§ Your instructions
Only one stretch of the data below should be repeated: the lines from the line containing "if (keyf(e) >" through the line containing "void rows_body(const PairView&", inclusive, exactly as they are.

§ Data records
template <class LT, class KF>
__device__ __forceinline__ void line_groups(const LT& L, const Plan& pl, const KF& keyf, WaveLds& W, Group* c_lo,
                                            Group* c_hi, unsigned* vlo_o, unsigned* vhi_o) {
  const unsigned Pl = pl.Pl;
  const int le = pl.le, less = pl.less, lo = pl.lo, hi = pl.hi;
  unsigned vlo, vhi;
  if (pl.both) {
    group_keys2(L, Pl, le - less, pl.Ph2, pl.gh2, keyf, W, c_lo, c_hi);
    vlo = group_rank(*c_lo, lo - less);
    vhi = group_min(*c_hi);
  } else if (hi != lo && hi < le && le - less <= 64) {
    *c_lo = group_keys(L, Pl, le - less, keyf, W);
    group_rank2(*c_lo, lo - less, &vlo, &vhi);
  } else {
    vlo = rank_in_prefix(L, Pl, lo - less, le - less, keyf, W, c_lo);
    vhi = vlo;
  }
  if (!pl.both && hi != lo && !(hi < le && le - less <= 64)) {
    if (hi < le) {
      vhi = rank_in_prefix(L, Pl, hi - less, le - less, keyf, W, c_lo);
    } else {
      unsigned Ph;
      int gh;
      if (pl.next_ok) {
        Ph = pl.Ph2;
        gh = pl.gh2;
      } else {
        Ph = L.min_greater(Pl);
        gh = L.count_le(Ph) - le;
      }
      vhi = rank_in_prefix(L, Ph, 0, gh, keyf, W, c_hi);
    }
  }
  *vlo_o = vlo;
  *vhi_o = vhi;
}

__device__ __forceinline__ void plan_threshold(const Plan& pl, unsigned vlo, unsigned vhi, float* thr, float* T) {
  const float slo = sqrt_rn(__builtin_bit_cast(float, vlo));
  float th;
  if (pl.lo_f == pl.hi_f) {
    th = slo;
  } else {
    const float shi = sqrt_rn(__builtin_bit_cast(float, vhi));
    const float aa = slo * (pl.hi_f - pl.q);
    const float bb = shi * (pl.q - pl.lo_f);
    th = aa + bb;
  }
  *thr = th;
  *T = sq_threshold(th);
}

template <class LT, class KF>
__device__ __forceinline__ void line_threshold(const LT& L, int n, float kappa, const KF& keyf, WaveLds& W, Group* c_lo,
                               Group* c_hi, float* thr, float* T, Hint* hint) {
  const Plan pl = line_plan<LT, KF>(L, n, kappa, W, hint);
  unsigned vlo, vhi;
  line_groups(L, pl, keyf, W, c_lo, c_hi, &vlo, &vhi);
  plan_threshold(pl, vlo, vhi, thr, T);
}

template <class LT, class KF>
__device__ __forceinline__ auto le_bits(const LT& L, unsigned Tbits, const KF& keyf, WaveLds& W, const Group& c_lo,
                            const Group& c_hi) {
  const unsigned T16 = Tbits >> 16;
  const int lane = threadIdx.x & 63;
  const auto word = L.le_mask(T16);
  const bool lo_hit = c_lo.g >= 0 && c_lo.P == T16, hi_hit = c_hi.g >= 0 && c_hi.P == T16;
  W.words[lane] = 0xffffffffu;
  if (LT::kHalves == 2) W.words[64 + lane] = 0xffffffffu;
  __builtin_amdgcn_wave_barrier();
  if (lo_hit || hi_hit) {
    const bool cmine = lo_hit ? c_lo.mine(lane) : c_hi.mine(lane);
    const unsigned ckey = lo_hit ? c_lo.key : c_hi.key;
    const int celem = lo_hit ? c_lo.elem : c_hi.elem;
    if (cmine && ckey > Tbits) atomicAnd(&W.words[LT::lane_of(celem)], ~(1u << LT::bit_of(celem)));
  } else {
    const int g = wave_sum(popc(L.eq_mask(T16)));
    if (g == 0) return word;
    if (g <= 64) {
      const Group G = group_keys(L, T16, g, keyf, W);
      if (lane < G.g && G.key > Tbits) atomicAnd(&W.words[LT::lane_of(G.elem)], ~(1u << LT::bit_of(G.elem)));
    } else {
      group_rounds(L, T16, g, W, [&](int e) {
        if (keyf(e) > Tbits) atomicAnd(&W.words[LT::lane_of(e)], ~(1u << LT::bit_of(e)));
      });
    }
  }
  __builtin_amdgcn_wave_barrier();
  if constexpr (LT::kHalves == 2)
    return word & (((uint64_t)W.words[64 + lane] << 32) | W.words[lane]);
  else
    return word & W.words[lane];
}

constexpr int kRowsLds = 4 * (int)sizeof(WaveLds) + kSR * 64 * 4;
constexpr int kRowsLds2 = 4 * (int)sizeof(WaveLds) + kSR * 128 * 4;
static_assert(4 * kTileBytes <= kRowsLds, "the sweep's staging tiles must fit the row select's LDS");

template <int J>
__device__ __forceinline__ void transpose_stage(uint32_t (&a)[32]) {
  constexpr uint32_t m = J == 16 ? 0x0000ffffu : J == 8 ? 0x00ff00ffu : J == 4 ? 0x0f0f0f0fu : J == 2 ? 0x33333333u
                                                                                                      : 0x55555555u;
#pragma unroll
  for (int k = 0; k < 32; ++k) {
    if (k & J) continue;
    const uint32_t t = ((a[k] >> J) ^ a[k + J]) & m;
    a[k + J] ^= t;
    a[k] ^= t << J;
  }
}

__device__ __forceinline__ void transpose32(uint32_t (&a)[32]) {
  transpose_stage<16>(a);
  transpose_stage<8>(a);
  transpose_stage<4>(a);
  transpose_stage<2>(a);
  transpose_stage<1>(a);
}

template <int KQ>
struct LineOf {
  using T = LineS<KQ>;
};
template <>
struct LineOf<0> {
  using T = Line<32>;
};
template <>
struct LineOf<2> {
  using T = Line2;
};

template <int NW, int KQ, int RB>
__device__ __forceinline__ void rows_body(const PairView& V, int p, int strip, const uint16_t* Hr, int ldr,
                                          float kappa, float* __restrict__ thr,
                                          float* __restrict__ Tq, int64_t thr_stride, uint32_t* __restrict__ RT,
                                          int64_t rt_stride, int ld, WaveLds* wl, uint32_t (*rowbits)[RB]) {
  using LT = typename LineOf<KQ>::T;
  const int i0 = strip * kSR;
  const int w = __builtin_amdgcn_readfirstlane(threadIdx.x >> 6), lane = threadIdx.x & 63;
  WaveLds& W = wl[w];
  constexpr int RPW = kSR / NW;
  Hint hint{kNoHint, 1.0f};
  auto load_row = [&](LT& Ld, int i) {
    int64_t rowoff = (int64_t)(i - i0) * ldr;
    asm volatile("" : "+s"(rowoff));
    if constexpr (KQ == 0) {
      Ld.template load_lanes<false>(Hr + rowoff, 32, V.Np);
    } else if constexpr (KQ == 2) {
      Ld.A.template load_lanes<false>(Hr + rowoff, 32, V.Np);
      Ld.B.template load_lanes<false>(Hr + rowoff + 2048, 32, V.Np - 2048);
    } else {
      const uint16_t* row = Hr + rowoff;
      Ld.load([&](int e) { return row + (unsigned)e; }, V.Np);
    }
  };
  constexpr bool kPF = KQ != 2;
  auto row = [&](LT& L, int r, auto&& prefetch) {
    const int i = i0 + r;
    uint64_t word = 0;
    if (i < V.Mp) {
      if (hint.P == kNoHint) hint.P = sample_hint(L, V.Np, kappa, W.hist);
      if constexpr (KQ != 8) {
        if (hint.P != kNoHint) L.build_window(hint.P);
      }
      prefetch();
      const LineCells<true> keyf{V, i};
      float th, T;
      Group c_lo, c_hi;
      c_lo.g = c_hi.g = -1;
      line_threshold(L, V.Np, kappa, keyf, W, &c_lo, &c_hi, &th, &T, &hint);
      if (lane == 0) {
        thr[(size_t)p * thr_stride + i] = th;
        Tq[(size_t)p * thr_stride + i] = T;
      }
      word = le_bits(L, __builtin_bit_cast(unsigned, T), keyf, W, c_lo, c_hi);
      if constexpr (KQ == 8 || KQ == 16) word = lane_words<KQ>((uint32_t)word);
    }
    rowbits[r][lane] = (uint32_t)word;
    if constexpr (KQ == 2) rowbits[r][64 + lane] = (uint32_t)(word >> 32);
  };
  const int r1 = (w + 1) * RPW;
  {
    LT Lnext;
    if (kPF && i0 + w * RPW < V.Mp) load_row(Lnext, i0 + w * RPW);
#pragma unroll 1
    for (int r = w * RPW; r < r1; ++r) {
      LT L;
      if (i0 + r < V.Mp) {
        if constexpr (kPF)
          L = Lnext;
        else
          load_row(L, i0 + r);
      }
      row(L, r, [&] {
        if (kPF && r + 1 < r1 && i0 + r + 1 < V.Mp) load_row(Lnext, i0 + r + 1);
      });
    }
  }
  __syncthreads();
  uint32_t* out = RT + (size_t)p * rt_stride + (size_t)strip * ld;
  for (int b = threadIdx.x; 32 * b < V.Np; b += NW * 64) {
    uint32_t a[32];
#pragma unroll
    for (int r = 0; r < 32; ++r) a[r] = rowbits[r][b];
    transpose32(a);
    uint32_t* o = out + 32 * b;
    if (32 * b + 32 <= ld) {
#pragma unroll
      for (int q = 0; q < 32; q += 4) *reinterpret_cast<uint4*>(o + q) = make_uint4(a[q], a[q + 1], a[q + 2], a[q + 3]);
    } else {
#pragma unroll
      for (int q = 0; q < 32; ++q)
        if (32 * b + q < V.Np) o[q] = a[q];
    }
  }
}

template <int KQ>
constexpr int kSweepWPE = KQ == 8 ? 5 : 4;
struct SweepArgs {
  CrpBatch B;
  KeyPlanes K;
  int ldr, ldc;
  int64_t kstride;
  float kappa;
  float* thr;
  float* Tq;
  int64_t thr_stride;
  uint32_t* RT;
  int64_t rt_stride;
  int ld, short_n;
};
struct ColsArgs {
  CrpBatch B;
  KeyPlanes K;
  int ldc;
  int64_t kstride;
  float kappa;
  const uint32_t* RT;
  float* thr;
  float* Tq;
  int64_t thr_stride;
  uint32_t* maskT;
  int64_t mask_stride;
  int ld, short_n;
};
template <int KQ>
constexpr int kSweepLds = KQ == 2 ? kRowsLds2 : kRowsLds;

§ Solution to this problem
        if (keyf(e) > Tbits) atomicAnd(&W.words[LT::lane_of(e)], ~(1u << LT::bit_of(e)));
      });
    }
  }
  __builtin_amdgcn_wave_barrier();
  if constexpr (LT::kHalves == 2)
    return word & (((uint64_t)W.words[64 + lane] << 32) | W.words[lane]);
  else
    return word & W.words[lane];
}

constexpr int kRowsLds = 4 * (int)sizeof(WaveLds) + kSR * 64 * 4;
constexpr int kRowsLds2 = 4 * (int)sizeof(WaveLds) + kSR * 128 * 4;
static_assert(4 * kTileBytes <= kRowsLds, "the sweep's staging tiles must fit the row select's LDS");

template <int J>
__device__ __forceinline__ void transpose_stage(uint32_t (&a)[32]) {
  constexpr uint32_t m = J == 16 ? 0x0000ffffu : J == 8 ? 0x00ff00ffu : J == 4 ? 0x0f0f0f0fu : J == 2 ? 0x33333333u
                                                                                                      : 0x55555555u;
#pragma unroll
  for (int k = 0; k < 32; ++k) {
    if (k & J) continue;
    const uint32_t t = ((a[k] >> J) ^ a[k + J]) & m;
    a[k + J] ^= t;
    a[k] ^= t << J;
  }
}

__device__ __forceinline__ void transpose32(uint32_t (&a)[32]) {
  transpose_stage<16>(a);
  transpose_stage<8>(a);
  transpose_stage<4>(a);
  transpose_stage<2>(a);
  transpose_stage<1>(a);
}

template <int KQ>
struct LineOf {
  using T = LineS<KQ>;
};
template <>
struct LineOf<0> {
  using T = Line<32>;
};
template <>
struct LineOf<2> {
  using T = Line2;
};

template <int NW, int KQ, int RB>
__device__ __forceinline__ void rows_body(const PairView& V, int p, int strip, const uint16_t* Hr, int ldr,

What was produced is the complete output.